In-the-wild Speech Emotion Conversion Using Disentangled Self-Supervised Representations and Neural Vocoder-based Resynthesis

Konferenz: Speech Communication - 15th ITG Conference
20.09.2023-22.09.2023 in Aachen

doi:10.30420/456164034

Tagungsband: ITG-Fb. 312: Speech Communication

Seiten: 5Sprache: EnglischTyp: PDF

Autoren:
Raj Prabhu, Navin (Signal Processing, Universität Hamburg, Germany & Industrial and Organizational Psychology, Universität Hamburg, Germany)
Lehmann-Willenbrock, Nale (Industrial and Organizational Psychology, Universität Hamburg, Germany)
Gerkmann, Timo (Signal Processing, Universität Hamburg, Germany)

Inhalt:
Speech emotion conversion aims to convert the expressed emotion of a spoken utterance to a target emotion while preserving the lexical information and the speaker’s identity.

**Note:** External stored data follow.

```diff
diff --git a/oneshotdet_amd/csrc/conv_wgrad_fr.hip b/oneshotdet_amd/csrc/conv_wgrad_fr.hip
--- /dev/null
+++ b/oneshotdet_amd/csrc/conv_wgrad_fr.hip
@@ -0,0 +1,284 @@
+#include "wgrad_params.h"
+#include <type_traits>
+
+namespace {
+
+constexpr int NW = 8, WN = 4, TA = 4, TB = 2;
+constexpr int BKP = 64, XR = BKP + 4;
+constexpr int XOFF = BKP * 256, STAGE = (BKP + XR) * 256;
+constexpr int AP = BKP / 4, BP = XR / 4;
+constexpr int LPS = AP / NW + BP / NW;
+static_assert(AP == 2 * NW && BP == 2 * NW + 1, "two dY and two X pieces per wave; the one surplus X piece belongs to wave 0");
+typedef __bf16 T;
+typedef int fr_i32x4 __attribute__((ext_vector_type(4)));
+constexpr unsigned OOB = 0x80000000u;
+
+__device__ __forceinline__ fr_i32x4 fr_make_rsrc(const void* base, unsigned bytes) {
+  const unsigned long long a = (unsigned long long)base;
+  fr_i32x4 r;
+  r[0] = __builtin_amdgcn_readfirstlane((int)(unsigned)a);
+  r[1] = __builtin_amdgcn_readfirstlane((int)((unsigned)(a >> 32) & 0xffffu));
+  r[2] = __builtin_amdgcn_readfirstlane((int)bytes);
+  r[3] = 0x00020000;
+  return r;
+}
+
+__device__ __forceinline__ void fr_dma16(fr_i32x4 rsrc, unsigned voff, unsigned lds_dst) {
+  unsigned keep;
+  asm volatile("s_mov_b32 %0, m0\n\ts_mov_b32 m0, %2\n\ts_nop 0\n\tbuffer_load_dwordx4 %1, %3, 0 offen lds\n\ts_mov_b32 m0, %0"
+               : "=&s"(keep)
+               : "v"(voff), "s"(__builtin_amdgcn_readfirstlane((int)lds_dst)), "s"(rsrc)
+               : "memory");
+}
+
+template <int NST>
+__global__ void __launch_bounds__(64 * NW, 1) conv_wgrad_fr_kernel(WgradParams gp) {
+  extern __shared__ __attribute__((aligned(1024))) char smem[];
+  const unsigned lds0 = (unsigned)(size_t)smem;
+  const int tid = threadIdx.x, lane = tid & 63;
+  const int wave = __builtin_amdgcn_readfirstlane(tid >> 6);
+  const int wm = wave / WN, wn = wave % WN;
+
+  int bid;
+  {
+    const int nb = gridDim.x, b = blockIdx.x;
+    const int q = nb >> 3, r = nb & 7, xcd = b & 7, idx = b >> 3;
+    bid = (xcd < r ? xcd * (q + 1) : r * (q + 1) + (xcd - r) * q) + idx;
+  }
+  typedef const __attribute__((address_space(4))) char* kptr;
+  typedef unsigned long long u64;
+  const kptr seg0 = (kptr)__builtin_amdgcn_kernarg_segment_ptr() + offsetof(WgradParams, seg);
+#define OSD_KSEG(idx, type, field) (*reinterpret_cast<const __attribute__((address_space(4))) type*>(seg0 + (idx) * (int)sizeof(WgradSeg) + offsetof(WgradSeg, field)))
+
+  const int tm = bid / gp.sk_units, unit = bid - tm * gp.sk_units;
+  const int g0 = (int)((long long)tm * gp.sk_total / gp.sk_teams);
+  const int g1 = (int)((long long)(tm + 1) * gp.sk_total / gp.sk_teams);
+  int sidx = 0;
+  for (int i = 1; i < gp.n_seg; ++i)
+    if (g0 >= OSD_KSEG(i, int, stage_begin)) sidx = i;
+
+  typedef __attribute__((ext_vector_type(4))) __bf16 bf4;
+  typedef __attribute__((address_space(3))) bf4* lds_bf4_ptr;
+  const int g = lane >> 4, t16 = lane & 15, q4 = t16 >> 2, pp = t16 & 3;
+  const int h8 = (pp & 1) * 8;
+  const int rr = 4 * g + q4;
+  const int a_c0 = wm * 64, b_c0 = wn * 32;
+  const unsigned fa0 = rr * 256 + ((((a_c0 >> 3) + (pp >> 1)) ^ wg_swz<T>(rr)) << 4) + h8;
+  unsigned fb0[3];
+#pragma unroll
+  for (int s = 0; s < 3; ++s) fb0[s] = XOFF + (rr + s) * 256 + ((((b_c0 >> 3) + (pp >> 1)) ^ wg_swz<T>(rr + s)) << 4) + h8;
+  auto read_frag = [&](unsigned stage_base, unsigned f0, int idx, int k32) -> bf16x8 {
+    const unsigned a = ((stage_base + f0) ^ (unsigned)(idx << 5)) + (unsigned)(k32 * 32 * 256);
+    const bf4 lo = __builtin_amdgcn_ds_read_tr16_b64_v4bf16((lds_bf4_ptr)a);
+    const bf4 hi = __builtin_amdgcn_ds_read_tr16_b64_v4bf16((lds_bf4_ptr)(a + 16 * 256));
+    bf16x8 v;
+#pragma unroll
+    for (int e = 0; e < 4; ++e) { v[e] = lo[e]; v[e + 4] = hi[e]; }
+    return v;
+  };
+  const int plrow = lane >> 4, plpos = lane & 15;
+  const int r0 = 4 * wave + plrow;
+  const int sw_chunk = plpos ^ wg_swz<T>(r0);
+
+  f32x4 acc[3][TA][TB];
+#pragma unroll
+  for (int s = 0; s < 3; ++s)
+#pragma unroll
+    for (int i = 0; i < TA; ++i)
+#pragma unroll
+      for (int j = 0; j < TB; ++j) acc[s][i][j] = f32x4{0.f, 0.f, 0.f, 0.f};
+  float bsum = 0.f;
+
+  for (;;) {
+    const kptr sb = seg0 + sidx * (int)sizeof(WgradSeg);
+#define OSD_WSEG(type, field) (*reinterpret_cast<const __attribute__((address_space(4))) type*>(sb + offsetof(WgradSeg, field)))
+    const void* px = (const void*)OSD_WSEG(u64, x);
+    const void* pdy = (const void*)OSD_WSEG(u64, dy);
+    float* pdw = (float*)OSD_WSEG(u64, dw);
+    const float* pscale = (const float*)OSD_WSEG(u64, scale);
+    float* pdb = (float*)OSD_WSEG(u64, db);
+    const int H = OSD_WSEG(int, H), W = OSD_WSEG(int, W), M = OSD_WSEG(int, M), Cin = OSD_WSEG(int, Cin);
+    const int dy_stride = OSD_WSEG(int, dy_stride), tilesCo = OSD_WSEG(int, tilesCo), tilesCi = OSD_WSEG(int, tilesCi);
+    const int Ktot = OSD_WSEG(int, Ktot), sbeg = OSD_WSEG(int, stage_begin);
+#undef OSD_WSEG
+    const int co_tile = unit % tilesCo, nt = unit / tilesCo;
+    const int fr = nt / tilesCi, ci_tile = nt % tilesCi;
+    const int co0 = co_tile * 128, ci0 = ci_tile * 128;
+    const int SP = W < BKP ? W : BKP;
+    const int kts = M / SP;
+    const int t_lo = max(g0, sbeg) - sbeg, t_hi = min(g1, sbeg + kts) - sbeg;
+    const bool last = g1 <= sbeg + kts || sidx + 1 >= gp.n_seg;
+    const int KT = t_hi - t_lo;
+
+    if (KT > 0) {
+      const fr_i32x4 dyrs = fr_make_rsrc(pdy, (unsigned)M * (unsigned)dy_stride * 2u);
+      const fr_i32x4 xrs = fr_make_rsrc(px, (unsigned)M * (unsigned)Cin * 2u);
+      const unsigned pa = (unsigned)(r0 * dy_stride + co0 + sw_chunk * 8) * 2u;
+      const int cb = ci0 + sw_chunk * 8;
+      const int xoff = (fr - 1) * W - 1;
+      int nx_left = KT, nx_m = t_lo * SP, nx_ho, nx_wo;
+      {
+        const int row = nx_m / W;
+        nx_wo = nx_m - row * W;
+        nx_ho = row % H;
+      }
+      auto issue_piece = [&](int pc, unsigned st) {
+        const bool sv = nx_left > 0;
+        if (pc < 2) {
+          const bool ok = sv && r0 + 32 * pc < SP;
+          const unsigned off = pa + (unsigned)((nx_m + 32 * pc) * dy_stride) * 2u;
+          fr_dma16(dyrs, ok ? off : OOB, st + (unsigned)((wave + 8 * pc) * 1024));
+        } else {
+          const int i = pc - 2;
+          const int j = r0 + 32 * i;
+          const bool ok = sv && (unsigned)(nx_ho - 1 + fr) < (unsigned)H && j < SP + 2 && (unsigned)(nx_wo - 1 + j) < (unsigned)W;
+          const unsigned off = (unsigned)((nx_m + xoff + j) * Cin + cb) * 2u;
+          fr_dma16(xrs, ok ? off : OOB, st + (unsigned)(XOFF + (wave + 8 * i) * 1024));
+        }
+      };
+      auto next_stage = [&]() {
+        --nx_left;
+        nx_m += SP;
+        nx_wo += SP;
+        if (nx_wo >= W) { nx_wo = 0; if (++nx_ho >= H) nx_ho = 0; }
+      };
+      const bool do_bias = pdb != nullptr;
+      const int nslots = 3 * tilesCi;
+      int bias_turn = (t_lo % nslots + nslots - nt) % nslots;
+      auto bias_stage = [&](int buf) {
+        const int cc = tid & 127, row0 = (tid >> 7) * (BKP / 4);
+        const char* sa = smem + buf * STAGE + row0 * 256 + (cc % 8) * (int)sizeof(T);
+        const int chunk = cc / 8;
+#pragma unroll
+        for (int i = 0; i < BKP / 4; ++i)
+          bsum += to_f32(*reinterpret_cast<const T*>(sa + i * 256 + ((chunk ^ wg_swz<T>(i)) << 4)));
+      };
+
+      bf16x8 af[TA], xf[3][TB];
+      auto k_step = [&](unsigned cst, auto ck_tag, unsigned nst, auto nk_tag, auto bar_tag, unsigned dst) {
+        constexpr int ck = decltype(ck_tag)::value, nk = decltype(nk_tag)::value;
+        constexpr bool BAR = decltype(bar_tag)::value;
+#pragma unroll
+        for (int j = 0; j < TB; ++j) xf[2][j] = read_frag(cst, fb0[2], j, ck);
+#pragma unroll
+        for (int s = 0; s < 3; ++s) {
+#pragma unroll
+          for (int i = 0; i < TA; ++i) {
+            const int grp = s * TA + i;
+#pragma unroll
+            for (int j = 0; j < TB; ++j) acc[s][i][j] = __builtin_amdgcn_mfma_f32_16x16x32_bf16(af[i], xf[s][j], acc[s][i][j], 0, 0, 0);
+            if constexpr (BAR) {
+              if (grp == 1) {
+                __builtin_amdgcn_sched_barrier(0);
+                asm volatile("s_waitcnt lgkmcnt(0)" ::: "memory");
+                if (wave == 0) wg_wait_vmcnt<(NST - 2) * (LPS + 1)>();
+                else wg_wait_vmcnt<(NST - 2) * LPS>();
+                __builtin_amdgcn_s_barrier();
+              }
+              if (grp >= 2 && grp < 2 + LPS) issue_piece(grp - 2, dst);
+              if (grp == 2 + LPS && wave == 0) issue_piece(LPS, dst);
+            }
+            if (grp == TA) {
+#pragma unroll
+              for (int j = 0; j < TB; ++j) xf[0][j] = read_frag(nst, fb0[0], j, nk);
+            }
+            if (grp == 2 * TA) {
+#pragma unroll
+              for (int j = 0; j < TB; ++j) xf[1][j] = read_frag(nst, fb0[1], j, nk);
+            }
+            if (s == 2) af[i] = read_frag(nst, fa0, i, nk);
+            __builtin_amdgcn_sched_barrier(0);
+          }
+        }
+      };
+      using K0 = std::integral_constant<int, 0>;
+      using K1 = std::integral_constant<int, 1>;
+      __builtin_amdgcn_s_barrier();
+#pragma unroll
+      for (int st = 0; st < NST; ++st) {
+#pragma unroll
+        for (int pc = 0; pc < LPS; ++pc) issue_piece(pc, lds0 + st * STAGE);
+        if (wave == 0) issue_piece(LPS, lds0 + st * STAGE);
+        next_stage();
+      }
+      if (wave == 0) wg_wait_vmcnt<(NST - 1) * (LPS + 1)>();
+      else wg_wait_vmcnt<(NST - 1) * LPS>();
+      __builtin_amdgcn_s_barrier();
+#pragma unroll
+      for (int i = 0; i < TA; ++i) af[i] = read_frag(lds0, fa0, i, 0);
+#pragma unroll
+      for (int s = 0; s < 2; ++s)
+#pragma unroll
+        for (int j = 0; j < TB; ++j) xf[s][j] = read_frag(lds0, fb0[s], j, 0);
+      int cur = 0;
+      for (int kt = 0; kt < KT; ++kt) {
+        const int nxt = cur + 1 == NST ? 0 : cur + 1;
+        const unsigned cst = lds0 + cur * STAGE, nst = lds0 + nxt * STAGE;
+        if (do_bias && bias_turn == 0) bias_stage(cur);
+        bias_turn = bias_turn + 1 == nslots ? 0 : bias_turn + 1;
+        k_step(cst, K0(), cst, K1(), std::false_type(), 0u);
+        k_step(cst, K1(), nst, K0(), std::true_type(), cst);
+        next_stage();
+        cur = nxt;
+      }
+      wg_wait_vmcnt<0>();
+    }
+
+    bool flush = last;
+    if (!last) {
+      flush = (float*)OSD_KSEG(sidx + 1, u64, dw) != pdw || (const float*)OSD_KSEG(sidx + 1, u64, scale) != pscale ||
+              (float*)OSD_KSEG(sidx + 1, u64, db) != pdb;
+    }
+    if (flush) {
+      if (pdb != nullptr) wg_atomic_add(pdb + co0 + (tid & 127), bsum);
+      const int co_w = co0 + wm * 64 + (lane >> 4) * 4;
+      const int ci_w = ci0 + wn * 32 + (lane & 15);
+      float scv[TA][4];
+#pragma unroll
+      for (int i = 0; i < TA; ++i)
+#pragma unroll
+        for (int e = 0; e < 4; ++e) scv[i][e] = pscale ? pscale[co_w + i * 16 + e] : 1.f;
+#pragma unroll
+      for (int s = 0; s < 3; ++s) {
+        float* base = pdw + (size_t)co_w * Ktot + (fr * 3 + s) * Cin + ci_w;
+#pragma unroll
+        for (int i = 0; i < TA; ++i)
+#pragma unroll
+          for (int e = 0; e < 4; ++e) {
+            float* row = base + (size_t)(i * 16 + e) * Ktot;
+#pragma unroll
+            for (int j = 0; j < TB; ++j) wg_atomic_add(row + j * 16, acc[s][i][j][e] * scv[i][e]);
+          }
+      }
+      if (last) return;
+#pragma unroll
+      for (int s = 0; s < 3; ++s)
+#pragma unroll
+        for (int i = 0; i < TA; ++i)
+#pragma unroll
+          for (int j = 0; j < TB; ++j) acc[s][i][j] = f32x4{0.f, 0.f, 0.f, 0.f};
+      bsum = 0.f;
+    }
+    ++sidx;
+  }
+#undef OSD_KSEG
+}
+
+template <int NST> void fr_launch(const WgradParams& p, hipStream_t s) {
+  constexpr int lds = NST * STAGE;
+  static bool attr = false;
+  if (!attr) {
+    (void)hipFuncSetAttribute(reinterpret_cast<const void*>(conv_wgrad_fr_kernel<NST>), hipFuncAttributeMaxDynamicSharedMemorySize, lds);
+    attr = true;
+  }
+  hipLaunchKernelGGL((conv_wgrad_fr_kernel<NST>), dim3((unsigned)p.n_blocks), dim3(64 * NW), lds, s, p);
+}
+
+}
+
+int osd_wgrad_fr_launch(const WgradParams& p, int ring, hipStream_t s) {
+  if (ring == 2) fr_launch<2>(p, s);
+  else if (ring == 3) fr_launch<3>(p, s);
+  else fr_launch<4>(p, s);
+  return 0;
+}
diff --git a/oneshotdet_amd/csrc/wgrad_params.h b/oneshotdet_amd/csrc/wgrad_params.h
--- a/oneshotdet_amd/csrc/wgrad_params.h
+++ b/oneshotdet_amd/csrc/wgrad_params.h
@@ -58,3 +58,5 @@
 }
 
 int osd_wgrad_sk_launch(const WgradParams& p, hipStream_t s);
+
+int osd_wgrad_fr_launch(const WgradParams& p, int ring, hipStream_t s);
diff --git a/oneshotdet_amd/ops.py b/oneshotdet_amd/ops.py
--- a/oneshotdet_amd/ops.py
+++ b/oneshotdet_amd/ops.py
@@ -126,7 +126,7 @@
 
 
 from .tuner import (TUNE_LOG, refine_in_step, wgrad_timer, ALGO_CACHE, CONV_ALGO_PX, CONV_ALGO_PX_WIDE, SPLIT_CACHE, WGRAD_ALGO_CACHE, _TUNING, _candidate_runs, _photo_finish, _time_launches, _tune, _tune_wgrad,
-                    conv_algo_candidates, replaying, tuning, wgrad_algo_candidates, wgrad_xr_candidates)
+                    conv_algo_candidates, replaying, tuning, wgrad_algo_candidates, wgrad_fr_candidates, wgrad_xr_candidates)
 
 
 class ConvSrc2(C.Structure):
diff --git a/oneshotdet_amd/tuner.py b/oneshotdet_amd/tuner.py
--- a/oneshotdet_amd/tuner.py
+++ b/oneshotdet_amd/tuner.py
@@ -187,6 +187,17 @@
     return [1 + 128 + x + 16 * t for t in (0, 1, 2, 4, 5, 6, 7) for x in xs]
 
 
+WGRAD_FR_STAGE = 64
+
+
+def wgrad_fr_candidates(dtype, cout, cin, r, s, stride, pad, widths):
+    if dtype != OSD_BF16 or (r, s, stride, pad) != (3, 3, 1, 1) or cout % 128 or cin % 128 or not widths:
+        return []
+    if not all(w > 0 and (w % WGRAD_FR_STAGE == 0 or WGRAD_FR_STAGE % w == 0) for w in widths):
+        return []
+    return [1 + 128 + 3 + 16 * t for t in (0, 1, 2, 3)]
+
+
 def wgrad_algo_candidates(dtype, cout=0, cin=0):
     variants = [0, 1, 2] if dtype == OSD_BF16 else [0]
     if dtype == OSD_BF16:
@@ -216,14 +227,25 @@
     return _time_launches_cold if os.environ.get("OSD_TUNE_WGRAD_COLD") else _time_launches
 
 
+def _wgrad_key_is_multi_level(key):
+    return key[0] == "multi" or (len(key) > 1 and isinstance(key[1], tuple) and len(key[1]) > 0 and isinstance(key[1][0], tuple))
+
+
+def _wgrad_tune_candidates(key, d, widths):
+    cands = wgrad_algo_candidates(d.dtype, d.cout, d.cin)
+    if os.environ.get("OSD_WGRAD_XR"):
+        cands = cands + wgrad_xr_candidates(d.dtype, d.cout, d.cin, d.r, d.s, d.stride_h, d.pad_h, widths)
+    if _wgrad_key_is_multi_level(key) and not os.environ.get("OSD_NO_WGRAD_FR"):
+        cands = cands + wgrad_fr_candidates(d.dtype, d.cout, d.cin, d.r, d.s, d.stride_h, d.pad_h, widths)
+    return cands
+
+
 def _tune_wgrad(key, d, launch, dw, db, widths=None):
     _time_launches = wgrad_timer()
     sdw = torch.empty_like(dw)
     sdb = None if db is None else torch.empty_like(db)
     timed = []
-    cands = wgrad_algo_candidates(d.dtype, d.cout, d.cin)
-    if os.environ.get("OSD_WGRAD_XR"):
-        cands = cands + wgrad_xr_candidates(d.dtype, d.cout, d.cin, d.r, d.s, d.stride_h, d.pad_h, widths)
+    cands = _wgrad_tune_candidates(key, d, widths)
     verbose = os.environ.get("OSD_TUNE_VERBOSE")
     for algo in cands:
         d.algo = algo
```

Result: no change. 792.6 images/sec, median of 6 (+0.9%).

In this work, we specifically focus on in-the-wild emotion conversion where parallel data does not exist, and the problem of disentangling lexical, speaker, and emotion information arises. In this paper, we introduce a methodology that uses self-supervised networks to disentangle the lexical, speaker, and emotional content of the utterance, and subsequently uses a HiFiGAN vocoder to resynthesise the disentangled representations to a speech signal of the targeted emotion. For better representation and to achieve emotion intensity control, we specifically focus on the arousal dimension of continuous representations, as opposed to performing emotion conversion on categorical representations. We test our methodology on the large in-the-wild MSP-Podcast dataset. Results reveal that the proposed approach is aptly conditioned on the emotional content of input speech and is capable of synthesising natural-sounding speech for a target emotion. Results further reveal that the methodology better synthesises speech for mid-scale arousal (2 to 6) than for extreme arousal (1 and 7).